12


− 私達はみな溝の中に居る
− けれどもいるのさ
− 溝の中からでも
− 星を見上げる人がね



「ローズさん…委員長ですか?」
「ああ、そうだ」

推薦状が発行できたとの朗報にプラスして、ダンデさんから伝えられたこと。
それはリーグの最高責任者でもある委員長との面会だった。

「今回の件ではローズさんも色々と動いてくださったし…なにより会ってみたいと言われてな」
「わかりました。ぜひご挨拶させてください」
「そうか。なら明日、迎えに行く。急で悪いが準備をしててくれ」

通話は切らず、隣で座るおばさんにスマホをバトンタッチしてあたしは早速クローゼットへ向かった。
なんせお偉いさんに会うのだ。それなりの服装で行かなくては。
念の為にとこの間買っておいたちょっとキレイめのワンピースを取り出す。

「メラー」
「かわい?」
「ヌンメリャ!」
「ほんと〜?ありがと〜」
「ンメェラア〜」
「何してるんだ?」

お褒めヌメたとキャッキャしてると、不思議そうなホップが部屋の前に現れた。
そう言えばドア開けっ放しだったわね。危うくこのまま脱ぐとこだった。

「明日ローズ委員長に会うことになったから、準備してる」
「え!?急だな」
「まあ忙しい人だもんね」

ホップがいるから試すのは止めておこう。サイズは問題ないだろうし。
皺にならないよう慎重に取り扱いつつハンガーに戻して壁にかけておく。
これでちょっと寝坊しても大丈夫。寝坊するなって話だけど。

「あたしが参加できるように、ローズさんも色々手伝ってくれたんだって。だから挨拶行こって」
「そっか。ナナシまだ推薦状もらってないもんな」

そうなのよねー。二人は既に受け取ってるのよねー。
更にはダイマックスバンドまでもらって準備万端、始まりの日を今か今かと心待ちにしている。

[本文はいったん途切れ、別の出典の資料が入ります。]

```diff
+            _park_gradient(x2, g2)
+            g2 = None
+        if ctx.needs_input_grad[4]:
+            gw, gb = _side_grads(weight, (gy, a, None), (a, None, gy, None, cin, cout, VS_CONV_K2S2),
+                                 (gy, cout) if ctx.has_bias and ctx.needs_input_grad[5] else None, ctx.bias_ref)
+        elif ctx.has_bias and ctx.needs_input_grad[5]:
+            gb = bias_grad(gy, cout)
+        return g1, None, g2, None, gw, gb, None
+
+
 FUSE_UP = os.environ.get("VS_FUSE_UP", "1") != "0"
 FUSE_UP_MIN_VOXELS = int(os.environ.get("VS_FUSE_UP_MIN_VOXELS", "1000"))
 _FUT = os.environ.get("VS_FUSE_UP_TRAINABLE", "")
```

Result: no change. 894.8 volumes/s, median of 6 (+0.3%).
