## Files before the change

smalify_amd/csrc/kernels_lbs_backward.inc:

```

__global__ void __launch_bounds__(256)
vertex_bwd_kernel(ModelDev m, int M, const float* __restrict__ proj, const float* __restrict__ dface,
                  const float* __restrict__ dJ41 ,
                  const float* __restrict__ dverts_ext ,
                  const float* __restrict__ Am, float* __restrict__ dvert ,
                  float* __restrict__ dvp , float* __restrict__ dtr_part ) {
  __shared__ float As[420];
  __shared__ float dJs[123];
  __shared__ float red[16];
  const int Vp = m.Vp;
  PHASE_MARK(pv0);
  int n, vblock;
  xcd_block(Vp / 256, n, vblock);
  if (n >= M) return;
  const int v = vblock * 256 + threadIdx.x;
  constexpr int kPre = 8;
  const int vc = min(v, m.V - 1);
  const int vf0 = m.vf_off[vc], vf1 = (v < m.V) ? m.vf_off[vc + 1] : vf0;
  int vfi[kPre];
#pragma unroll
  for (int q = 0; q < kPre; ++q) vfi[q] = m.vf_idx[min(vf0 + q, max(vf1 - 1, vf0))];
  for (int i = threadIdx.x; i < 420; i += 256) As[i] = Am[(size_t)n * 420 + i];
  for (int i = threadIdx.x; i < 123; i += 256) dJs[i] = dJ41 ? dJ41[(size_t)n * 123 + i] : 0.f;
  __syncthreads();
// ... 110 lines not shown
  const int ncol = 3 * m.Vp;
  const int c = bx * 256 + threadIdx.x;
  float g = 0.f;
  if (c < ncol) {
    if (shared) {
      const int per = (M + gzn - 1) / gzn;
      const int n0 = bz * per, n1 = min(M, n0 + per);
      double gd = 0.0;
#pragma unroll 8
      for (int n = n0; n < n1; ++n) gd += (double)dvp[(size_t)n * ncol + c];
      g = (float)gd;
    } else {
      g = dvp[(size_t)by * ncol + c];
    }
  }
  const size_t pidx = (size_t)by * gzn * gx + (size_t)bz * gx + bx;
  const int lane = threadIdx.x & 63, w = threadIdx.x >> 6;
  for (int b0 = 0; b0 < nb; b0 += 32) {
    float val[32];
    const int cc = min(c, ncol - 1);
#pragma unroll
    for (int b = 0; b < 32; ++b) val[b] = m.sd[(size_t)min(b0 + b, nb - 1) * ncol + cc];
#pragma unroll
    for (int b = 0; b < 32; ++b) val[b] = (c < ncol && b0 + b < nb) ? g * val[b] : 0.f;
    const float tot = wave_sums<32>(val, lane);
    __syncthreads();
    if ((lane & 1) == 0) part[w][lane >> 1] = tot;
    __syncthreads();
    if (threadIdx.x < 32 && b0 + threadIdx.x < nb)
      dbeta_part[pidx * nb + b0 + threadIdx.x] = ((part[0][threadIdx.x] + part[1][threadIdx.x]) + part[2][threadIdx.x]) + part[3][threadIdx.x];
  }
}

constexpr int PBM_SPLITS = 24, PBM_U = 2, PBM_TILES = 4;
static_assert(PBM_SPLITS % 8 == 0, "the blocks of a column split are placed on one XCD (ids in chunks of 8 splits)");
__device__ __forceinline__ void
poseblend_bwd_mfma_block(const ModelDev& m, int M, int tchunk, int kpair, int split, const float* __restrict__ dvp,
                         float* __restrict__ dpf_part , float (*red)[8][64]) {
  const int lane = threadIdx.x & 63, w = threadIdx.x >> 6;
  const int ncol = 3 * m.Vp, nsteps = ncol / 16;
  const int per = (nsteps + PBM_SPLITS * 4 - 1) / (PBM_SPLITS * 4);
  const int s_beg = (split * 4 + w) * per, s_end = min(nsteps, s_beg + per);
  const int nft = (M + 15) / 16, t0 = tchunk * PBM_TILES, nt = min(PBM_TILES, nft - t0);
  const int k0 = kpair * 32;
  const int row = lane & 15, cq = (lane >> 4) * 4;
  const float4* pa[PBM_TILES];
#pragma unroll
  for (int t = 0; t < PBM_TILES; ++t)
    pa[t] = reinterpret_cast<const float4*>(dvp + (size_t)min((t0 + t) * 16 + row, M - 1) * ncol + cq);
  const float4* pb0 = reinterpret_cast<const float4*>(m.pd + (size_t)min(k0 + row, 305) * ncol + cq);
  const float4* pb1 = reinterpret_cast<const float4*>(m.pd + (size_t)min(k0 + 16 + row, 305) * ncol + cq);
  f32x4 acc0[PBM_TILES], acc1[PBM_TILES];
#pragma unroll
  for (int t = 0; t < PBM_TILES; ++t) { acc0[t] = f32x4{0.f, 0.f, 0.f, 0.f}; acc1[t] = acc0[t]; }
  for (int st0 = s_beg; st0 < s_end; st0 += PBM_U) {
    float4 B0[PBM_U], B1[PBM_U], A[PBM_TILES][PBM_U];
#pragma unroll
    for (int u = 0; u < PBM_U; ++u) {
      const int st = min(st0 + u, nsteps - 1);
      B0[u] = pb0[st * 4]; B1[u] = pb1[st * 4];
#pragma unroll
      for (int t = 0; t < PBM_TILES; ++t) {
        A[t][u] = make_float4(0.f, 0.f, 0.f, 0.f);
        if (t < nt && st0 + u < s_end) A[t][u] = pa[t][st * 4];
      }
    }
    __builtin_amdgcn_sched_barrier(0);
#pragma unroll
    for (int u = 0; u < PBM_U; ++u) {
#pragma unroll
      for (int t = 0; t < PBM_TILES; ++t) {
        if (t < nt) {
          acc0[t] = __builtin_amdgcn_mfma_f32_16x16x4f32(A[t][u].x, B0[u].x, acc0[t], 0, 0, 0);
          acc1[t] = __builtin_amdgcn_mfma_f32_16x16x4f32(A[t][u].x, B1[u].x, acc1[t], 0, 0, 0);
          acc0[t] = __builtin_amdgcn_mfma_f32_16x16x4f32(A[t][u].y, B0[u].y, acc0[t], 0, 0, 0);
          acc1[t] = __builtin_amdgcn_mfma_f32_16x16x4f32(A[t][u].y, B1[u].y, acc1[t], 0, 0, 0);
          acc0[t] = __builtin_amdgcn_mfma_f32_16x16x4f32(A[t][u].z, B0[u].z, acc0[t], 0, 0, 0);
          acc1[t] = __builtin_amdgcn_mfma_f32_16x16x4f32(A[t][u].z, B1[u].z, acc1[t], 0, 0, 0);
          acc0[t] = __builtin_amdgcn_mfma_f32_16x16x4f32(A[t][u].w, B0[u].w, acc0[t], 0, 0, 0);
          acc1[t] = __builtin_amdgcn_mfma_f32_16x16x4f32(A[t][u].w, B1[u].w, acc1[t], 0, 0, 0);
        }
      }
    }
    __builtin_amdgcn_sched_barrier(0);
  }
#pragma unroll
  for (int t = 0; t < PBM_TILES; ++t) {
    if (t < nt) {
#pragma unroll
      for (int r = 0; r < 4; ++r) { red[w][r][lane] = acc0[t][r]; red[w][4 + r][lane] = acc1[t][r]; }
      __syncthreads();
#pragma unroll
      for (int q = 0; q < 2; ++q) {
        const int reg = w * 2 + q, r = reg & 3, tile = reg >> 2;
        const float tot = ((red[0][reg][lane] + red[1][reg][lane]) + red[2][reg][lane]) + red[3][reg][lane];
        const int n = (t0 + t) * 16 + 4 * (lane >> 4) + r, k = k0 + tile * 16 + (lane & 15);
        if (n < M && k < 306) dpf_part[((size_t)split * M + n) * 308 + k] = tot;
      }
      __syncthreads();
    }
  }
}
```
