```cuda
#define B200C_CUDA_TRY(ctx, expr) do { cudaError_t _e = (expr); if (_e != cudaSuccess) { \
    (ctx)->err = std::string(#expr) + ": " + cudaGetErrorString(_e); return B200C_ECUDA; } } while (0)

#define B200C_LAUNCH(ctx, kernel, grid, block, smem, ...) do { \
    kernel<<<(grid), (block), (smem), (ctx)->stream>>>(__VA_ARGS__); \
    (ctx)->launches_call++; (ctx)->launches_total++; \
    cudaError_t _e = cudaGetLastError(); if (_e != cudaSuccess) { \
        (ctx)->err = std::string(#kernel) + " launch: " + cudaGetErrorString(_e); return B200C_ECUDA; } } while (0)

#define B200C_TRY(expr) do { int _rc = (expr); if (_rc != B200C_OK) return _rc; } while (0)

inline int ws_get(b200c_ctx* c, int slot, size_t bytes, void** out) {
    WsBuf& b = c->ws[slot];
    size_t need = bytes + 256;
    if (b.cap < need) {
        if (b.p) { cudaStreamSynchronize(c->stream); if (c->copy_stream) cudaStreamSynchronize(c->copy_stream); if (c->copy_out) cudaStreamSynchronize(c->copy_out); cudaFree(b.p); b.p = nullptr; b.cap = 0; }
        size_t cap = need + need / 8;
        cudaError_t e = cudaMalloc(&b.p, cap);
        if (e != cudaSuccess) { cudaGetLastError(); c->err = "cudaMalloc(" + std::to_string(cap) + "): " + cudaGetErrorString(e); b.p = nullptr; return B200C_ENOMEM; }
        b.cap = cap;
    }
    *out = b.p;
    return B200C_OK;
}
template <typename T> inline int ws_typed(b200c_ctx* c, int slot, size_t count, T** out) {
    void* p; int rc = ws_get(c, slot, count * sizeof(T), &p); *out = (T*)p; return rc;
}

template <typename T> inline int ws_grow_keep(b200c_ctx* c, int slot, size_t count, size_t used, T** out) {
    WsBuf& b = c->ws[slot];
    size_t need = count * sizeof(T) + 256;
    if (b.cap < need) {
        cudaStreamSynchronize(c->stream); cudaStreamSynchronize(c->copy_out);
        void* np = nullptr; size_t cap = need * 2;
        cudaError_t e = cudaMalloc(&np, cap);
        if (e != cudaSuccess) { cudaGetLastError(); c->err = "cudaMalloc(" + std::to_string(cap) + "): " + cudaGetErrorString(e); return B200C_ENOMEM; }
        if (b.p && used) cudaMemcpy(np, b.p, std::min(used * sizeof(T), b.cap), cudaMemcpyDeviceToDevice);
        if (b.p) cudaFree(b.p);
        b.p = np; b.cap = cap;
    }
    *out = (T*)b.p;
    return B200C_OK;
}

inline void timing_begin(b200c_ctx* c) { c->launches_call = 0; cudaEventRecord(c->ev0, c->stream); c->timing = true; }
inline int timing_end(b200c_ctx* c) {
    cudaEventRecord(c->ev1, c->stream);
    B200C_CUDA_TRY(c, cudaEventSynchronize(c->ev1));
    float ms = 0; cudaEventElapsedTime(&ms, c->ev0, c->ev1); c->last_ms = ms; c->timing = false;
    return B200C_OK;
}

struct OutStream {
    enum { MAX_PIECES = 96 };
    b200c_ctx* c = nullptr; int comp = 0, L = 0, max_clen = 0, stride = 0, ws_base = 0;
    uint8_t* h_out = nullptr; uint64_t h_cap = 0;
    uint32_t *file_len = nullptr, *seg_raw = nullptr, *acc = nullptr; uint64_t *d_offs = nullptr, *bases = nullptr;
// ... 11 lines not shown
```

### cassandra_b200/csrc/lz4_chain.cuh

```cuda
#pragma once
#include "lz4.cuh"

namespace b200c {

enum { LZ4C_MAX_CHUNK = 32768, LZ4C_NONE = 0xFFFF, LZ4C_DUP_ENTRIES = 8192 };

#if defined(__CUDA_ARCH__)
#define LZ4C_PREFETCH(p) asm volatile("prefetch.global.L2 [%0];" :: "l"(p))
#else
#define LZ4C_PREFETCH(p) ((void)0)
#endif

__host__ __device__ __forceinline__ int lz4c_positions(int n) { return n >= LZ4_MINLENGTH ? n - LZ4_MFLIMIT + 1 : 0; }

template <bool GLOBAL, class HASH> __device__ __forceinline__ void chain_build_warp(const uint8_t* s_in, int npos, int nent, int hbits, HASH hash, uint16_t* s_t1, uint32_t* __restrict__ ent, int lane) {
    const uint32_t* in32 = (const uint32_t*)s_in;
    {
        uint4* a = (uint4*)s_t1;
        for (int i = lane; i < (nent * 2) / 16; i += 32) a[i] = make_uint4(~0u, ~0u, ~0u, ~0u);
    }
    __syncwarp();
    const uint32_t lt_mask = (1u << lane) - 1u;
    enum { AHEAD = 4 };
    uint32_t ring[AHEAD];
#pragma unroll
    for (int k = 0; k < AHEAD; k++) ring[k] = (32 * k + lane < npos) ? lz4_rd32<GLOBAL>(in32, 32 * k + lane) : 0u;
    for (int p0 = 0; p0 < npos; p0 += 32 * AHEAD) {
#pragma unroll
        for (int k = 0; k < AHEAD; k++) {
            const int p = p0 + 32 * k + lane; const bool valid = p < npos;
            if (p0 + 32 * k >= npos) break;
            const uint32_t seq = ring[k];
            ring[k] = (p + 32 * AHEAD < npos) ? lz4_rd32<GLOBAL>(in32, p + 32 * AHEAD) : 0u;
            const uint32_t h = hash(seq);
            uint32_t q1 = valid ? (uint32_t)s_t1[h] : (uint32_t)LZ4C_NONE;
            __syncwarp();
            if (valid) s_t1[h] = (uint16_t)p;
            __syncwarp();
            const bool lost = valid && s_t1[h] != (uint16_t)p;
            uint32_t todo = __ballot_sync(FULL_MASK, lost);
            if (todo) {
                bool fix = false;
                while (todo) {
                    const int l = __ffs(todo) - 1;
                    const uint32_t hh = __shfl_sync(FULL_MASK, h, l);
                    const uint32_t same = __ballot_sync(FULL_MASK, valid && h == hh);
                    if (valid && h == hh) {
                        const uint32_t lower = same & lt_mask;
                        if (lower) q1 = (uint32_t)(p0 + 32 * k + 31 - __clz(lower));
                        fix = !(same & ~lt_mask & ~(1u << lane));
                    }
                    todo &= ~same;
                }
                if (fix) s_t1[h] = (uint16_t)p;
                __syncwarp();
            }
            if (valid) ent[p] = q1 == LZ4C_NONE ? 0u : q1;
        }
    }
    __syncwarp();
#pragma unroll 8
    for (int p0 = 0; p0 < npos; p0 += 32) {
        const int p = p0 + lane;
        if (p < npos) {
            const uint32_t a1 = ent[p] & 0x7FFFu;
            const uint32_t a2 = ent[a1] & 0x7FFFu;
            const uint32_t sp = lz4_rd32<GLOBAL>(in32, p);
            const uint32_t e1 = lz4_rd32<GLOBAL>(in32, (int)a1) == sp, e2 = lz4_rd32<GLOBAL>(in32, (int)a2) == sp;
            ent[p] = a1 | (e1 << 15) | (a2 << 16) | (e2 << 31);
        }
    }
}
struct Lz4Hash { __device__ __forceinline__ uint32_t operator()(uint32_t seq) const { return lz4_hash_u16(seq); } };
template <bool GLOBAL> __device__ __forceinline__ void lz4_chain_build_warp(const uint8_t* s_in, int n, uint16_t* s_t1, uint32_t* __restrict__ ent, int lane) {
    chain_build_warp<GLOBAL>(s_in, lz4c_positions(n), LZ4_TABLE_ENTRIES, LZ4_HASHLOG_U16, Lz4Hash(), s_t1, ent, lane);
}

__device__ __forceinline__ uint32_t lz4c_range_bits(int lo, int hi, int w) {
    const int a = lo > w * 32 ? lo - w * 32 : 0, b = hi < w * 32 + 32 ? hi - w * 32 : 32;
    if (b <= a) return 0u;
    const uint32_t upto_b = b >= 32 ? FULL_MASK : ((1u << b) - 1u);
    return upto_b & ~((1u << a) - 1u);
}

__device__ int lz4_compress_warp_chain(const uint8_t* s_in, int n, const uint32_t* __restrict__ ent, uint32_t* s_bm, uint8_t* out, int lane) {
    const uint32_t* in32 = (const uint32_t*)s_in;
    for (int i = lane; i < ((n + 31) >> 5); i += 32) s_bm[i] = (i == 0) ? 1u : 0u;
    __syncwarp();
    int anchor = 0, op = 0;
    const int mfl1 = n - LZ4_MFLIMIT + 1;
    const int matchlimit = n - LZ4_LASTLITERALS;

    if (n >= LZ4_MINLENGTH) {
        int fwd = 1; bool have_prefix = false; int pre_ip = 0;
        for (;;) {
            int ip = 0, match = 0, token_pos; bool ended = false, immediate = false;
            if (lane < 4) LZ4C_PREFETCH(ent + fwd + 64 + 32 * lane);
            int a0 = 0;
            for (bool first = true;; first = false) {
                const bool prefixed = first && have_prefix;
                const bool contiguous = a0 + 32 <= 66;
                const int w_lo = prefixed ? pre_ip - 2 : fwd + a0;
                const int hole = prefixed ? pre_ip - 1 : -1;
                int p; bool valid, putonly = false;
                if (contiguous) {
                    p = w_lo + lane + ((prefixed && lane >= 1) ? 1 : 0);
                    putonly = prefixed && lane == 0;
                    valid = (prefixed && lane < 2) || p + 1 <= mfl1;
// ... 127 lines not shown
```

### cassandra_b200/csrc/snappy_chain.cuh

```cuda
#pragma once
#include "snappy.cuh"
#include "lz4_chain.cuh"

namespace b200c {

struct SnappyHash { uint32_t tmask; int max_bits; __device__ __forceinline__ uint32_t operator()(uint32_t bytes) const { return snappy_tidx(bytes, tmask, max_bits); } };
__host__ __device__ __forceinline__ int snappy_table_size(int frag, int max_bits) { int t = 256; while (t < frag && t < (1 << max_bits)) t <<= 1; return t; }
__host__ __device__ __forceinline__ int snappyc_positions(int n) { return n >= 15 ? n - 14 : 0; }

template <bool GLOBAL> __device__ __forceinline__ void snappy_chain_build_warp(const uint8_t* s_in, int n, int max_bits, uint16_t* s_t1, uint32_t* __restrict__ ent, int lane) {
    const int tsz = snappy_table_size(n, max_bits);
    chain_build_warp<GLOBAL>(s_in, snappyc_positions(n), tsz, 31 - __clz(tsz), SnappyHash{(uint32_t)tsz - 1u, max_bits}, s_t1, ent, lane);
}

__device__ int snappy_compress_warp_chain(const uint8_t* s_in, int n, const uint32_t* __restrict__ ent, uint32_t* s_bm, uint8_t* out, int lane) {
    const uint32_t* in32 = (const uint32_t*)s_in;
    int op = 0;
    {   uint32_t v = (uint32_t)n; uint8_t pre[5]; int k = 0;
        while (v >= 0x80) { pre[k++] = (uint8_t)(v | 0x80); v >>= 7; } pre[k++] = (uint8_t)v;
        if (lane == 0) for (int i = 0; i < k; i++) out[i] = pre[i];
        op = k; }
    for (int i = lane; i < ((n + 31) >> 5); i += 32) s_bm[i] = (i == 0) ? 1u : 0u;
    __syncwarp();
    int ip = 0; const int ip_end = n;
    if (n >= 15) {
        const int ip_limit = n - 15;
        bool have_prefix = false;
        for (;;) {
            const int next_emit = ip;
            const int start = ip + 1;
            const bool unrolled = ip_limit - start >= 16;
            int hit_ip = 0, candidate = 0; bool ended = false, immediate = false;
            if (lane < 4) LZ4C_PREFETCH(ent + start + 64 + 32 * lane);
            int q0 = start; uint32_t skip0 = 32; int a0 = 0;
            for (bool first = true;; first = false) {
                const bool prefixed = first && have_prefix;
                const bool contiguous = first;
                const int w_lo = prefixed ? ip - 1 : start;
                int q; bool valid, putonly = false; int qn = 0; uint32_t skn = 0;
                if (contiguous) {
                    q = w_lo + lane;
                    const int l = lane - (prefixed ? 2 : 0);
                    putonly = prefixed && lane == 0;
                    qn = q + 1; skn = 32u + (uint32_t)(l + 1);
                    valid = l < 0 || (unrolled && l < 16) || qn <= ip_limit;
// ... 87 lines not shown
```
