After: 11.65, median of 6. 1.01x the previous value.

```diff
diff --git a/include/videoswap_b200.h b/include/videoswap_b200.h
--- a/include/videoswap_b200.h
+++ b/include/videoswap_b200.h
@@ -125,6 +125,10 @@
                  int ldo, int batch, int nq, int nk, int heads, int d, long long q_bstride, long long kv_bstride,
                  long long o_bstride, int kv_div);
 int vs_temporal_attention(void* stream, const void* d_qkv, void* d_o, int B, int F, int HW, int C, int heads);
+int vs_motion_attn(void* stream, void* d_x, int B, int F, int hw, int C, int heads, const void* d_wf, const float* d_c,
+                   const float* d_u, const float* d_cpe, const float* d_ln_parts, int ln_nparts, float* d_ln_stats,
+                   const void* d_wo, const float* d_bo, float* d_ln_sums_out, void* d_qkv, void* d_att);
+int vs_motion_attn_out_parts(int M, int C);
 int vs_conv_in(void* stream, const void* d_x, int nimg, int H, int W, int cin, const void* d_w, const float* d_bias,
                int cout, void* d_scratch, void* d_out);
 int vs_upsample2x(void* stream, const void* d_x, int nimg, int H, int W, int C, void* d_out);
diff --git a/videoswap_b200/_lib.py b/videoswap_b200/_lib.py
--- a/videoswap_b200/_lib.py
+++ b/videoswap_b200/_lib.py
@@ -107,6 +107,8 @@
                                  _P, _I, _P]),
     "vs_attention": (_I, [_P, _P, _I, _P, _I, _P, _I, _P, _I, _I, _I, _I, _I, _I, _LL, _LL, _LL, _I]),
     "vs_temporal_attention": (_I, [_P, _P, _P, _I, _I, _I, _I, _I]),
+    "vs_motion_attn": (_I, [_P, _P, _I, _I, _I, _I, _I, _P, _P, _P, _P, _P, _I, _P, _P, _P, _P, _P, _P]),
+    "vs_motion_attn_out_parts": (_I, [_I, _I]),
     "vs_conv_in": (_I, [_P, _P, _I, _I, _I, _I, _P, _P, _I, _P, _P]),
     "vs_upsample2x": (_I, [_P, _P, _I, _I, _I, _I, _P]),
     "vs_upsample_conv3x3": (_I, [_P, _P, _I, _I, _I, _I, _P, _I, _P, _P, _P]),
diff --git a/videoswap_b200/build.py b/videoswap_b200/build.py
--- a/videoswap_b200/build.py
+++ b/videoswap_b200/build.py
@@ -9,7 +9,7 @@
 HERE = os.path.dirname(os.path.abspath(__file__))
 CSRC = os.path.join(HERE, "csrc")
 LIB = os.path.join(HERE, "libvideoswap_b200.so")
-SOURCES = ["runtime.cu", "gemm.cu", "norm.cu", "attention.cu", "attention_tc.cu", "pointwise.cu", "unet.cu", "api.cu", "comm.cu", "text.cu", "dift.cu", "atlas.cu"]
+SOURCES = ["runtime.cu", "gemm.cu", "norm.cu", "attention.cu", "attention_tc.cu", "pointwise.cu", "unet.cu", "api.cu", "comm.cu", "text.cu", "dift.cu", "atlas.cu", "motion_block.cu"]
 ARCH = ["-gencode", "arch=compute_90a,code=sm_90a"]
 NVCC_FLAGS = ARCH + ["-lineinfo", "-O3", "-std=c++17", "-Xcompiler", "-fPIC",
               "--use_fast_math" if False else "-DVS_NO_FAST_MATH"]
diff --git a/videoswap_b200/csrc/api.cu b/videoswap_b200/csrc/api.cu
--- a/videoswap_b200/csrc/api.cu
+++ b/videoswap_b200/csrc/api.cu
@@ -186,6 +186,19 @@
 extern "C" int vs_temporal_attention(void* stream, const void* d_qkv, void* d_o, int B, int F, int HW, int C, int heads) {
   return temporal_attention((cudaStream_t)stream, (const __half*)d_qkv, (__half*)d_o, B, F, HW, C, heads);
 }
+extern "C" int vs_motion_attn(void* stream, void* d_x, int B, int F, int hw, int C, int heads, const void* d_wf,
+                              const float* d_c, const float* d_u, const float* d_cpe, const float* d_ln_parts, int ln_nparts,
+                              float* d_ln_stats, const void* d_wo, const float* d_bo, float* d_ln_sums_out, void* d_qkv,
+                              void* d_att) {
+  MotionAttnArgs a;
+  a.x = (__half*)d_x; a.B = B; a.F = F; a.hw = hw; a.C = C; a.heads = heads;
+  a.wf = (const __half*)d_wf; a.c = d_c; a.u = d_u; a.cpe = d_cpe;
+  a.ln_parts = d_ln_parts; a.ln_nparts = ln_nparts; a.ln_stats = d_ln_stats;
+  a.wo = (const __half*)d_wo; a.bo = d_bo; a.ln_sums_out = d_ln_sums_out;
+  a.qkv = (__half*)d_qkv; a.att = (__half*)d_att;
+  return motion_attn((cudaStream_t)stream, a);
+}
+extern "C" int vs_motion_attn_out_parts(int M, int C) { return motion_attn_out_parts(M, C); }
 extern "C" int vs_conv_in(void* stream, const void* d_x, int nimg, int H, int W, int cin, const void* d_w, const float* d_bias,
                           int cout, void* d_scratch, void* d_out) {
   return conv_in_3x3((cudaStream_t)stream, (const __half*)d_x, nimg, H, W, cin, (const __half*)d_w, d_bias, cout, (__half*)d_out,
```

「でもこれであたしたちも出られるようになるもんねー」
「メー」

ヌメたに向かって首を傾げると、同じ方向にクニャンと曲がった。
うーん、かわいい。うちのヌメラは最強(のかわいさ)です。

「でもローズさんに会うなんて超レアだぞ!?俺まで緊張する…」
「そう?あたしは別に」
「ナナシってそういうとこあるよな」

どういうとこよ。でも緊張してないのは事実。
あたしにとってローズ委員長という存在は、“敏腕ビジネスパーソン”であって、歴史上の偉人や国のトップではない。
みんなと違う感覚だとわかってるけどしょうがない、だってあたしはローズさんのいない生活送ってたんだし。

「だから心配しなくていーよ。あがって変なこと言うとか、絶対ないもんねー」
「メー」



とかめちゃくちゃ余裕こいてたのに。

「こんにちは。キミがナナシくんですね」
「は、じめまして」

ダンデさんに連れられ、最上階のフロアであたしは委員長にお会いしていた。
穏やか。にこやか。落ち着いた声のトーンでもちょっとお茶目さがあって、好感の持てる人物だ。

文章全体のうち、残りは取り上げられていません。